Collection entries
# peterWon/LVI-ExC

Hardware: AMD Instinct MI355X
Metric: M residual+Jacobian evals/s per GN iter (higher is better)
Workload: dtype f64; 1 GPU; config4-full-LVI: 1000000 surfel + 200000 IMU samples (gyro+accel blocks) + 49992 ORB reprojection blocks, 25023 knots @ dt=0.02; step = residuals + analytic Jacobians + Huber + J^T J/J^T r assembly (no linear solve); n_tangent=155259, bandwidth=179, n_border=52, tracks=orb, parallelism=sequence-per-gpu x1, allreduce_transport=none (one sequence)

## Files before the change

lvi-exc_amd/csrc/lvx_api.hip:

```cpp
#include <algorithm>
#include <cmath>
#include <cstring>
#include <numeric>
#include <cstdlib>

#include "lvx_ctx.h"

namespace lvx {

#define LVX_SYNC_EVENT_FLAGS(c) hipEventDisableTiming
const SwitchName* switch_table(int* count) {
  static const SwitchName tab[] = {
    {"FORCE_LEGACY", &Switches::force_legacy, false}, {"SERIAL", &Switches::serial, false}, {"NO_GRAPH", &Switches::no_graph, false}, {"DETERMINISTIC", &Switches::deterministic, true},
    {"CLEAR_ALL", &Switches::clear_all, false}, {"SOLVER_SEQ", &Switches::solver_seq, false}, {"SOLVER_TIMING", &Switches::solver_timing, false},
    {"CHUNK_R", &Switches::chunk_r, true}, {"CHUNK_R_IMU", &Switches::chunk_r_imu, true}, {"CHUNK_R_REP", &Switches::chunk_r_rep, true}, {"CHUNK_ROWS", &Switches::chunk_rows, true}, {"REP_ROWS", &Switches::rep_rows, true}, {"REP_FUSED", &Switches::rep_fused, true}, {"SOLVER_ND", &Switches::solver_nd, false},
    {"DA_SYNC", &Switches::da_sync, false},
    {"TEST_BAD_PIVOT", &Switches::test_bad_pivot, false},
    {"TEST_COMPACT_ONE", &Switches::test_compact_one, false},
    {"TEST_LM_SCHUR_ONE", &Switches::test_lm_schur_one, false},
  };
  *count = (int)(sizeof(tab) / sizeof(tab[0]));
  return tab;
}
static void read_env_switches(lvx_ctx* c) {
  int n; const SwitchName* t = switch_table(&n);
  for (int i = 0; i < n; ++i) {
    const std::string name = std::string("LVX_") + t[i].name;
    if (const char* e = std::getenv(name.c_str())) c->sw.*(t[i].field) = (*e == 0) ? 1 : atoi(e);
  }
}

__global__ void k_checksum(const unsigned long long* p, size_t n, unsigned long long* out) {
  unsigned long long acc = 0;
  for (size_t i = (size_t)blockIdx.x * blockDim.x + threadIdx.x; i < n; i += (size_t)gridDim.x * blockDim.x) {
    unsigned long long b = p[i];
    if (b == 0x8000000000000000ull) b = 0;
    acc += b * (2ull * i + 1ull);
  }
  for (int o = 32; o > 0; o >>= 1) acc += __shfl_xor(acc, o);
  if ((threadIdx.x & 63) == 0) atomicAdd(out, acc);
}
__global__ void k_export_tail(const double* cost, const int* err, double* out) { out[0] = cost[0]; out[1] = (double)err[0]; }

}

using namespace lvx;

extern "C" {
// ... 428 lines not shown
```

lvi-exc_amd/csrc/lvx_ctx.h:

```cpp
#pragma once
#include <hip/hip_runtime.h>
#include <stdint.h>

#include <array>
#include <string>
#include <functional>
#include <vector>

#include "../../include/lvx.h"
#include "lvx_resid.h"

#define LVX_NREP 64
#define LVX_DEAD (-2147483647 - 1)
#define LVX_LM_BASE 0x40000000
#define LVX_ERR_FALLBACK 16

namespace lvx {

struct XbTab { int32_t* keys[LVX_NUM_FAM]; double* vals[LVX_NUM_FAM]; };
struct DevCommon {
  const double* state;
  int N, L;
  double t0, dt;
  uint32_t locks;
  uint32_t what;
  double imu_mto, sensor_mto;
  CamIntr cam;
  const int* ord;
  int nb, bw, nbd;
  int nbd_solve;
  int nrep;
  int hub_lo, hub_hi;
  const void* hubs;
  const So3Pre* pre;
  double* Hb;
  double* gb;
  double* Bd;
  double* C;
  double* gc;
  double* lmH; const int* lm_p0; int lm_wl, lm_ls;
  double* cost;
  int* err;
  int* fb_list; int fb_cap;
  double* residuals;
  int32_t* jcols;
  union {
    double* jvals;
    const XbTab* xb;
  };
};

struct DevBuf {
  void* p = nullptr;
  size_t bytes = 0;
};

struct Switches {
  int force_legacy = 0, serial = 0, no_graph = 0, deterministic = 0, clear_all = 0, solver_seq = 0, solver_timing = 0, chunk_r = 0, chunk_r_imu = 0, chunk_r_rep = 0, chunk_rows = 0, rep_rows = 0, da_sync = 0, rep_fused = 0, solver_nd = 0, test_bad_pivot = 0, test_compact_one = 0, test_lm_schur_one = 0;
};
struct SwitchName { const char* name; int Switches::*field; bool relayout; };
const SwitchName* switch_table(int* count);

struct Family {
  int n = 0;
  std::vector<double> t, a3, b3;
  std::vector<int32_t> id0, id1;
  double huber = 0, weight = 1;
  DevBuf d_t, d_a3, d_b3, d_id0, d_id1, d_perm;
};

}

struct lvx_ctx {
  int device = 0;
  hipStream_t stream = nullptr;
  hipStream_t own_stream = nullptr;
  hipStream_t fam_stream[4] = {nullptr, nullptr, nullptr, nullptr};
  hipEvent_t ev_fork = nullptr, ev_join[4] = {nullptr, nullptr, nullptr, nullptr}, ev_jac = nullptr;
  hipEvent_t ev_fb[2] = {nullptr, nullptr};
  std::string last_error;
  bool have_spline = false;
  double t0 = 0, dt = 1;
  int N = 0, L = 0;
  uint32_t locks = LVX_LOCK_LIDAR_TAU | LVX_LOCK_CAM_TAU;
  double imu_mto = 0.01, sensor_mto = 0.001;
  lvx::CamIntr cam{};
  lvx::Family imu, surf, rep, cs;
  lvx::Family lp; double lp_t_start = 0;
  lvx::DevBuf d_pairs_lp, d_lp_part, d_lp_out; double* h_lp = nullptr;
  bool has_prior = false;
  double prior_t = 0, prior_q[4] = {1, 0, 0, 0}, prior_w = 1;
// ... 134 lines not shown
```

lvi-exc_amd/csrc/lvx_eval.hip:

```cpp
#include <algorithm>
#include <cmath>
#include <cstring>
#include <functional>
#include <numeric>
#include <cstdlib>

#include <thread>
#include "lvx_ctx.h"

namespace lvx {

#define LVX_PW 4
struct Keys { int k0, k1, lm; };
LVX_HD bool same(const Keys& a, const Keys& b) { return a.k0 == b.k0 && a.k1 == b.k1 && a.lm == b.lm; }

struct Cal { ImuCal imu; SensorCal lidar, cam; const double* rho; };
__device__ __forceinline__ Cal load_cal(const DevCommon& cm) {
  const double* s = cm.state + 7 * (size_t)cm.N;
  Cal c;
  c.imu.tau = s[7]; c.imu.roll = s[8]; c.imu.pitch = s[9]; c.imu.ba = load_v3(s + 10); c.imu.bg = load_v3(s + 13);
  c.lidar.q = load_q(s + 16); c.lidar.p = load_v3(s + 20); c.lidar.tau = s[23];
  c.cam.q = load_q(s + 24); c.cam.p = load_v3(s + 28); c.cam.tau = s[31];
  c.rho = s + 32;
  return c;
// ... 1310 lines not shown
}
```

▶ _GOAL OF THE EXERCISE_: Every line above should be duplicated exactly as it stands.

▶ _SOLUTION BELOW_:
# peterWon/LVI-ExC

Hardware: AMD Instinct MI355X
Metric: M residual+Jacobian evals/s per GN iter (higher is better)
Workload: dtype f64; 1 GPU; config4-full-LVI: 1000000 surfel + 200000 IMU samples (gyro+accel blocks) + 49992 ORB reprojection blocks, 25023 knots @ dt=0.02; step = residuals + analytic Jacobians + Huber + J^T J/J^T r assembly (no linear solve); n_tangent=155259, bandwidth=179, n_border=52, tracks=orb, parallelism=sequence-per-gpu x1, allreduce_transport=none (one sequence)

## Files before the change

lvi-exc_amd/csrc/lvx_api.hip:

```cpp
#include <algorithm>
#include <cmath>
#include <cstring>
#include <numeric>
#include <cstdlib>

#include "lvx_ctx.h"

namespace lvx {

#define LVX_SYNC_EVENT_FLAGS(c) hipEventDisableTiming
const SwitchName* switch_table(int* count) {
  static const SwitchName tab[] = {
    {"FORCE_LEGACY", &Switches::force_legacy, false}, {"SERIAL", &Switches::serial, false}, {"NO_GRAPH", &Switches::no_graph, false}, {"DETERMINISTIC", &Switches::deterministic, true},
    {"CLEAR_ALL", &Switches::clear_all, false}, {"SOLVER_SEQ", &Switches::solver_seq, false}, {"SOLVER_TIMING", &Switches::solver_timing, false},
    {"CHUNK_R", &Switches::chunk_r, true}, {"CHUNK_R_IMU", &Switches::chunk_r_imu, true}, {"CHUNK_R_REP", &Switches::chunk_r_rep, true}, {"CHUNK_ROWS", &Switches::chunk_rows, true}, {"REP_ROWS", &Switches::rep_rows, true}, {"REP_FUSED", &Switches::rep_fused, true}, {"SOLVER_ND", &Switches::solver_nd, false},
    {"DA_SYNC", &Switches::da_sync, false},
    {"TEST_BAD_PIVOT", &Switches::test_bad_pivot, false},
    {"TEST_COMPACT_ONE", &Switches::test_compact_one, false},
    {"TEST_LM_SCHUR_ONE", &Switches::test_lm_schur_one, false},
  };
  *count = (int)(sizeof(tab) / sizeof(tab[0]));
  return tab;
}
static void read_env_switches(lvx_ctx* c) {
  int n; const SwitchName* t = switch_table(&n);
  for (int i = 0; i < n; ++i) {
    const std::string name = std::string("LVX_") + t[i].name;
    if (const char* e = std::getenv(name.c_str())) c->sw.*(t[i].field) = (*e == 0) ? 1 : atoi(e);
  }
}

__global__ void k_checksum(const unsigned long long* p, size_t n, unsigned long long* out) {
  unsigned long long acc = 0;
  for (size_t i = (size_t)blockIdx.x * blockDim.x + threadIdx.x; i < n; i += (size_t)gridDim.x * blockDim.x) {
    unsigned long long b = p[i];
    if (b == 0x8000000000000000ull) b = 0;
    acc += b * (2ull * i + 1ull);
  }
  for (int o = 32; o > 0; o >>= 1) acc += __shfl_xor(acc, o);
  if ((threadIdx.x & 63) == 0) atomicAdd(out, acc);
}
__global__ void k_export_tail(const double* cost, const int* err, double* out) { out[0] = cost[0]; out[1] = (double)err[0]; }

}

using namespace lvx;

extern "C" {
// ... 428 lines not shown
```

lvi-exc_amd/csrc/lvx_ctx.h:

```cpp
#pragma once
#include <hip/hip_runtime.h>
#include <stdint.h>

#include <array>
#include <string>
#include <functional>
#include <vector>

#include "../../include/lvx.h"
#include "lvx_resid.h"

#define LVX_NREP 64
#define LVX_DEAD (-2147483647 - 1)
#define LVX_LM_BASE 0x40000000
#define LVX_ERR_FALLBACK 16

namespace lvx {

struct XbTab { int32_t* keys[LVX_NUM_FAM]; double* vals[LVX_NUM_FAM]; };
struct DevCommon {
  const double* state;
  int N, L;
  double t0, dt;
  uint32_t locks;
  uint32_t what;
  double imu_mto, sensor_mto;
  CamIntr cam;
  const int* ord;
  int nb, bw, nbd;
  int nbd_solve;
  int nrep;
  int hub_lo, hub_hi;
  const void* hubs;
  const So3Pre* pre;
  double* Hb;
  double* gb;
  double* Bd;
  double* C;
  double* gc;
  double* lmH; const int* lm_p0; int lm_wl, lm_ls;
  double* cost;
  int* err;
  int* fb_list; int fb_cap;
  double* residuals;
  int32_t* jcols;
  union {
    double* jvals;
    const XbTab* xb;
  };
};

struct DevBuf {
  void* p = nullptr;
  size_t bytes = 0;
};

struct Switches {
  int force_legacy = 0, serial = 0, no_graph = 0, deterministic = 0, clear_all = 0, solver_seq = 0, solver_timing = 0, chunk_r = 0, chunk_r_imu = 0, chunk_r_rep = 0, chunk_rows = 0, rep_rows = 0, da_sync = 0, rep_fused = 0, solver_nd = 0, test_bad_pivot = 0, test_compact_one = 0, test_lm_schur_one = 0;
};
struct SwitchName { const char* name; int Switches::*field; bool relayout; };
const SwitchName* switch_table(int* count);

struct Family {
  int n = 0;
  std::vector<double> t, a3, b3;
  std::vector<int32_t> id0, id1;
  double huber = 0, weight = 1;
  DevBuf d_t, d_a3, d_b3, d_id0, d_id1, d_perm;
};

}

struct lvx_ctx {
  int device = 0;
  hipStream_t stream = nullptr;
  hipStream_t own_stream = nullptr;
  hipStream_t fam_stream[4] = {nullptr, nullptr, nullptr, nullptr};
  hipEvent_t ev_fork = nullptr, ev_join[4] = {nullptr, nullptr, nullptr, nullptr}, ev_jac = nullptr;
  hipEvent_t ev_fb[2] = {nullptr, nullptr};
  std::string last_error;
  bool have_spline = false;
  double t0 = 0, dt = 1;
  int N = 0, L = 0;
  uint32_t locks = LVX_LOCK_LIDAR_TAU | LVX_LOCK_CAM_TAU;
  double imu_mto = 0.01, sensor_mto = 0.001;
  lvx::CamIntr cam{};
  lvx::Family imu, surf, rep, cs;
  lvx::Family lp; double lp_t_start = 0;
  lvx::DevBuf d_pairs_lp, d_lp_part, d_lp_out; double* h_lp = nullptr;
  bool has_prior = false;
  double prior_t = 0, prior_q[4] = {1, 0, 0, 0}, prior_w = 1;
// ... 134 lines not shown
```

lvi-exc_amd/csrc/lvx_eval.hip:

```cpp
#include <algorithm>
#include <cmath>
#include <cstring>
#include <functional>
#include <numeric>
#include <cstdlib>

#include <thread>
#include "lvx_ctx.h"

namespace lvx {

#define LVX_PW 4
struct Keys { int k0, k1, lm; };
LVX_HD bool same(const Keys& a, const Keys& b) { return a.k0 == b.k0 && a.k1 == b.k1 && a.lm == b.lm; }

struct Cal { ImuCal imu; SensorCal lidar, cam; const double* rho; };
__device__ __forceinline__ Cal load_cal(const DevCommon& cm) {
  const double* s = cm.state + 7 * (size_t)cm.N;
  Cal c;
  c.imu.tau = s[7]; c.imu.roll = s[8]; c.imu.pitch = s[9]; c.imu.ba = load_v3(s + 10); c.imu.bg = load_v3(s + 13);
  c.lidar.q = load_q(s + 16); c.lidar.p = load_v3(s + 20); c.lidar.tau = s[23];
  c.cam.q = load_q(s + 24); c.cam.p = load_v3(s + 28); c.cam.tau = s[31];
  c.rho = s + 32;
  return c;
// ... 1310 lines not shown
}
```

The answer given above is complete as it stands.